Aula 12 - Tipos de Hypervisors: Bare-metal (Tipo 1) e Hosted (Tipo 2)



Para compreender a fundo a infraestrutura de computação em nuvem, é essencial distinguir os dois tipos principais de Hypervisors: o Tipo 1 (Bare-metal) e o Tipo 2 (Hosted). Essa classificação baseia-se na forma como o software de virtualização interage com o hardware físico do servidor. A escolha entre um e outro depende diretamente das necessidades de performance, escalabilidade e o cenário de aplicação (corporativo ou desenvolvimento).

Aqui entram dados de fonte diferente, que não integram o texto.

@@ -170,7 +172,7 @@
            "pdm_gather_bev_workspace_bytes", "pdm_nms_workspace_bytes", "pdm_post_process_workspace_bytes", "pdm_augment_workspace_bytes", "pdm_sa_pack_workspace_bytes",
            "pdm_sa_pack_rows", "pdm_rows_mlp_x3_stream_bytes", "pdm_point_head_loss_workspace_bytes", "pdm_heatmap_focal_loss_workspace_bytes", "pdm_three_interpolate_grad_ws_bytes",
            "pdm_group_points_grad_ws_bytes", "pdm_group_concat_cl_grad_ws_bytes", "pdm_bn_parts", "pdm_bn_pool_parts",
-           "pdm_tg_stats_parts", "pdm_tg_dy_stats_parts", "pdm_tg_wgrad_ws_bytes", "pdm_tg_colsum_ws_floats"] + list(_SIGNATURES)
+           "pdm_tg_stats_parts", "pdm_tg_dy_stats_parts", "pdm_tg_wgrad_ws_bytes", "pdm_tg_colsum_ws_floats", "pdm_fp_mlp_pre_ws_floats"] + list(_SIGNATURES)
 
 
 class NativeLibraryError(RuntimeError):
@@ -222,6 +224,8 @@
         l.pdm_augment_workspace_bytes.argtypes = [_i, _i]
         l.pdm_bn_pool_parts.restype = _i
         l.pdm_bn_pool_parts.argtypes = [_i, ctypes.c_longlong, _i]
+        l.pdm_fp_mlp_pre_ws_floats.restype = ctypes.c_size_t
+        l.pdm_fp_mlp_pre_ws_floats.argtypes = [_i, _i, _i, _i, _vp]
         l.pdm_tg_colsum_ws_floats.restype = ctypes.c_size_t
         l.pdm_tg_colsum_ws_floats.argtypes = [ctypes.c_longlong, _i]
         l.pdm_tg_stats_parts.restype = _i
diff --git a/pdm_ssd_amd/csrc/fused_mlp.hip b/pdm_ssd_amd/csrc/fused_mlp.hip
--- a/pdm_ssd_amd/csrc/fused_mlp.hip
+++ b/pdm_ssd_amd/csrc/fused_mlp.hip
@@ -1057,6 +1057,9 @@
 
 int rows_gemm_launch(void *stream, int rows, int cin, const float *in_pm, int k0, int c1, const float *wpack,
                      const float *bias, int relu_last, float *out_pm, int out_stride, int cout);
+bool rows_gemm_tiles_apply(int rows, int k0, int c1);
+int rows_gemm_tiles_launch(void *stream, int rows, int cin, const float *in_pm, int k0, int c1, const float *wpack,
+                           const float *bias, int relu_last, float *out_pm, int out_stride, int cout);
 int rows_chain_launch(void *stream, int rows, int cin, const float *in_pm, int nlayers, const int *dims, const float *wpack,
                       const float *bias, int relu_last, float *out_pm, int out_stride, int cout, int *launched);
 int rows_chain_pair_launch(void *stream, int rows, int cin, const float *in_pm, int nlayers, const int *dims, const float *wpack_a,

O Hypervisor Tipo 1, também chamado de Bare-metal (metal nu), é instalado diretamente sobre o hardware físico da máquina, sem a necessidade de um sistema operacional subjacente. Ele atua como o próprio sistema operacional básico focado exclusivamente na gestão de máquinas virtuais. Por ter acesso direto aos recursos de hardware, o Tipo 1 oferece altíssima performance, baixa latência e maior segurança, sendo a escolha padrão para datacenters de grandes provedores de nuvem e ambientes críticos de TI. Exemplos populares incluem o VMware ESXi, Microsoft Hyper-V e o Xen.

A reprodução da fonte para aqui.